First up in this topic, we need to remind ourselves of the behavior of a beam of particles that enter a Stern-Gerlach device, which will test each of the individual particles and measure if the particle has "spin up" or "spin down". The next several figures are abstracted from John Townsend's "A Modern Approach to Quantum Mechanics."
A central theorem of quantum mechanics is the linearity of the Schrodinger Equation and that a solution can be the superposition of two separate solutions. This means a superposition of two possible bases, say spin up and spin down, is a possible solution. Note that a beam of particles, each as a superposition of spin up and spin down, is not the same thing as a mixture of particles, 1/2 of which are spin up and the other half spin down. How do we know this? Consider the beam of particles entering a Stern-Gerlach device which tests for spin up in the z-axis and shown in panel (a) in the figure below. If the particle beam has already been measured and is found in spin up, then a second test with a second Stern-Gerlach device will show that each of the particles is still pin up with 100% probability.

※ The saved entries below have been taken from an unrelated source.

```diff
@@ -68,19 +86,25 @@
     } else if constexpr (i == 0) {
       if (ct2first) acc[2] = l2x_mma(a[r], b[r][2], acc[2]);
     }
+    if constexpr (CT2ALL || i > 0) {
+      cv(ic);
+      interleave<(CT2ALL ? 18 : 12), 2>();
+    }
     pin();
   });
 }
 
 template <class M>
-__device__ __forceinline__ void final_phase_x6(const Params& P, unsigned lds0, int wave, int lane, int utt, int t0, const XStage& xnext, float* x0 DET_ARG) {
+__device__ __forceinline__ void final_phase_x6(const Params& P, unsigned lds0, int wave, int lane, int utt, int t0 DET_ARG) {
   DET_BEGIN();
   lane = opaque(lane);
   const int n = lane & 15, kq = lane >> 4;
   const f32x4 zero4 = {0.f, 0.f, 0.f, 0.f};
   float* yt = P.y + ((size_t)utt * P.T + t0) * kF;
   const int nfr = P.T - t0 < kTF ? P.T - t0 : kTF;
-  xstage_store(xnext, x0, wave * 64 + lane);
+  const int tid = wave * 64 + lane;
+  CvPx cva, cvb;
+  cv_read<M>(lds0, tid >> 7, tid & 127, cva);
   {
     const int fi = n >> 2, j0 = n & 3;
     const int b0 = 16 * j0 - 64 + kq;
@@ -90,10 +114,26 @@
     const unsigned zaddr = lds0 + 4 * M::kB8Off + kHZeroRow * 16;
     f32x4 acc[3] = {zero4, zero4, zero4};
     if (wave < 4) {
-      fin_run<M, 4, true>(ra, ta, b0, b2, 4 * wave, false, zaddr, acc);
+      fin_run<M, 4, true>(ra, ta, b0, b2, 4 * wave, false, zaddr, acc, [&](auto ic) {
+        constexpr int i = decltype(ic)::value;
+        if constexpr (i < 2) {
+          cv_split<2 * i>(cva);
+          cv_split<2 * i + 1>(cva);
+        }
+      });
     } else {
+      cv_read<M>(lds0, lane & (kTF - 1), kF - 1, cvb);
       const int run = 11 - wave;
-      fin_run<M, 5, false>(ra, ta, b0, b2, 16 + 5 * (run - 4), run == 4, zaddr, acc);
+      fin_run<M, 5, false>(ra, ta, b0, b2, 16 + 5 * (run - 4), run == 4, zaddr, acc, [&](auto ic) {
+        constexpr int i = decltype(ic)::value;
+        if constexpr (i == 1 || i == 2) {
+          cv_split<2 * i - 2>(cva);
+          cv_split<2 * i - 1>(cva);
+        } else if constexpr (i >= 3) {
+          cv_split<2 * i - 6>(cvb);
+          cv_split<2 * i - 5>(cvb);
+        }
+      });
     }
     const unsigned scr = lds0 + (unsigned)M::finscr(wave, 0) + (unsigned)lane * 16u;
 #pragma unroll
@@ -102,11 +142,19 @@
   DET(8);
   __syncthreads();
   DET(9);
+  cv_store<M>(lds0, tid >> 7, tid & 127, cva);
+  if (wave == 7 && lane < kTF) cv_store<M>(lds0, lane, kF - 1, cvb);
+  cv_zero_rows<M>(lds0, tid);
+  DET(11);
   if (wave < 3) {
     const unsigned scr = lds0 + (unsigned)(M::finscr(0, 0) + wave * M::kPlaneBytes) + (unsigned)lane * 16u;
-    f32x4 v = lds_ld<f32x4>(scr, 0);
+    f32x4 ps[kWaves];
 #pragma unroll
-    for (int w = 1; w < kWaves; ++w) v += lds_ld<f32x4>(scr, M::finscr(w, 0) - M::finscr(0, 0));
+    for (int w = 0; w < kWaves; ++w) ps[w] = lds_ld<f32x4>(scr, M::finscr(w, 0) - M::finscr(0, 0));
+    pin();
+    f32x4 v = ps[0];
+#pragma unroll
+    for (int w = 1; w < kWaves; ++w) v += ps[w];
     v += f32x4{P.fin_bias, P.fin_bias, P.fin_bias, P.fin_bias};
     const int fi = n >> 2;
     if (wave < 2) {
@@ -120,8 +168,6 @@
     }
   }
   DET(10);
-  convert_x0<M>(lds0, wave, lane);
-  DET(11);
   __syncthreads();
   DET(12);
 }
diff --git a/fullycnnspeechenhancement_amd/csrc/kernels_fused_v3_l23.h b/fullycnnspeechenhancement_amd/csrc/kernels_fused_v3_l23.h
--- a/fullycnnspeechenhancement_amd/csrc/kernels_fused_v3_l23.h
+++ b/fullycnnspeechenhancement_amd/csrc/kernels_fused_v3_l23.h
@@ -225,8 +225,8 @@
       const P3 p = split2(v.x, v.y);
       if (t < 4 || vbit(L, kVN0)) {
         lds_st<unsigned>(L.wr3p, t * 256, p.h);
-        lds_st<unsigned>(L.wr3p, t * 256 + kB8PlaneBytes, p.m);
-        lds_st<unsigned>(L.wr3p, t * 256 + 2 * kB8PlaneBytes, p.l);
+        lds_st<unsigned>(L.wr3p, t * 256 + M::kB8Plane, p.m);
+        lds_st<unsigned>(L.wr3p, t * 256 + 2 * M::kB8Plane, p.l);
       }
     } else {
       if (t < 4 || vbit(L, kVN0)) lds_st<f32x2>(LAST ? L.wh0 : L.wr3, t * (16 * kB8S * 4), v);
@@ -455,6 +455,7 @@
 }
 
 
+template <class M>
 __device__ __forceinline__ Parts b8_load(unsigned rd, int off) {
   Parts b;
   b.h = lds_ld<s16x8>(rd, off);
@@ -462,8 +463,8 @@
     b.m = b.l = b.h;
     return b;
   }
-  b.m = lds_ld<s16x8>(rd, off + kB8PlaneBytes);
-  b.l = lds_ld<s16x8>(rd, off + 2 * kB8PlaneBytes);
+  b.m = lds_ld<s16x8>(rd, off + M::kB8Plane);
+  b.l = lds_ld<s16x8>(rd, off + 2 * M::kB8Plane);
   return b;
 }
 
@@ -530,7 +531,7 @@
   Parts nb;
   s16x8 na[3];
   auto prefetch = [&](unsigned rd, int aoff) {
-    nb = b8_load(rd, 0);
+    nb = b8_load<M>(rd, 0);
 #pragma unroll
     for (int q = 0; q < 3; ++q) na[q] = lds_ld<s16x8>(aX + aoff, q * 1024);
   };
@@ -544,8 +545,8 @@
     auto ld = [&](auto ic) {
       constexpr int i = decltype(ic)::value, p = i / 2, c = i % 2;
       if constexpr (p == 0) lda(IC<c>{}, a[c]);
-      b[c][0] = b8_load(L.rd1x, 2 * p * kTR + 64 * c);
-      b[c][1] = b8_load(L.rd1xb, 2 * p * kTR + 64 * c);
+      b[c][0] = b8_load<M>(L.rd1x, 2 * p * kTR + 64 * c);
+      b[c][1] = b8_load<M>(L.rd1xb, 2 * p * kTR + 64 * c);
       if constexpr (c == 1) {
         if constexpr (p == 0) {
           af[0] = a1x_ld<M, 6>(aX, aH);
@@ -618,8 +619,8 @@
     auto ld = [&](auto ic) {
       constexpr int i = decltype(ic)::value, p = i / 3, c = i % 3;
       if constexpr (p == 0) lda(IC<c>{}, a[c]);
-      b[i & 1][0] = b8_load(L.rd1x, 2 * p * kTR + 64 * c);
-      b[i & 1][1] = b8_load(L.rd1xb, 2 * p * kTR + 64 * c);
+      b[i & 1][0] = b8_load<M>(L.rd1x, 2 * p * kTR + 64 * c);
+      b[i & 1][1] = b8_load<M>(L.rd1xb, 2 * p * kTR + 64 * c);
     };
     auto slot = [&](auto ic) {
       constexpr int i = decltype(ic)::value, p = i / 3, c = i % 3;
@@ -683,7 +684,7 @@
       a[0][1] = na[1];
       a[0][2] = na[2];
     } else {
-      b[0] = b8_load(rd, 0);
+      b[0] = b8_load<M>(rd, 0);
       lda(IC<0>{}, a[0]);
     }
     pin();
@@ -694,7 +695,7 @@
         a[0][0] = a1x_ld<M, 6>(aX, aH);
         a[0][1] = a1x_ld<M, 7>(aX, aH);
       } else if constexpr (c < 2) {
-        b[(c + 1) & 1] = b8_load(rd, 64 * (c + 1));
+        b[(c + 1) & 1] = b8_load<M>(rd, 64 * (c + 1));
         lda(IC<c + 1>{}, a[(c + 1) & 1]);
       }
       pin();
@@ -730,14 +731,14 @@
         a[0][1] = na[1];
         a[0][2] = na[2];
       } else {
-        b[0] = b8_load(rdr, 0);
+        b[0] = b8_load<M>(rdr, 0);
         ldar(IC<0>{}, a[0]);
       }
       pin();
       static_for<0, 4>([&](auto cc) {
         constexpr int c = decltype(cc)::value;
         if constexpr (c < 3) {
-          b[(c + 1) & 1] = b8_load(rdr, 64 * (c + 1));
+          b[(c + 1) & 1] = b8_load<M>(rdr, 64 * (c + 1));
           ldar(IC<c + 1>{}, a[(c + 1) & 1]);
         }
         pin();
diff --git a/fullycnnspeechenhancement_amd/csrc/kernels_fused_v3_legacy_map.h b/fullycnnspeechenhancement_amd/csrc/kernels_fused_v3_legacy_map.h
--- a/fullycnnspeechenhancement_amd/csrc/kernels_fused_v3_legacy_map.h
+++ b/fullycnnspeechenhancement_amd/csrc/kernels_fused_v3_legacy_map.h
@@ -3,6 +3,7 @@
 struct Map<2> {
   static constexpr bool X6 = true, kX6 = true, kFused = true, kAllX6 = false;
   static constexpr int kB8Off = 0;
+  static constexpr int kB8Plane = kB8PlaneBytes;
   static constexpr bool kL1X6 = RCED_T_L1X6 != 0;
   static constexpr int kB18Off = kB8Off + (kL1X6 ? 3 * kB8PlaneBytes / 4 : kB8Rows * kB8S);
   static constexpr int kRemOff = kB18Rows * 32;
```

Panel (b) changes the experimental setup, slightly and now tests for spin in the x-axis, knowing that the incoming particles are definitely in spin up, z-axis. In this case 1/2 of the particles will be measured in positive x-axis spin and 1/2 with negative x-axis spin.
Panel (c) changes again the experimental setup, slightly, so that incoming particles known, now to be in positive x-axis spin and now tested for spin up in z-axis. This time we find that 1/2 of the particles will be spin up and the other half spin down.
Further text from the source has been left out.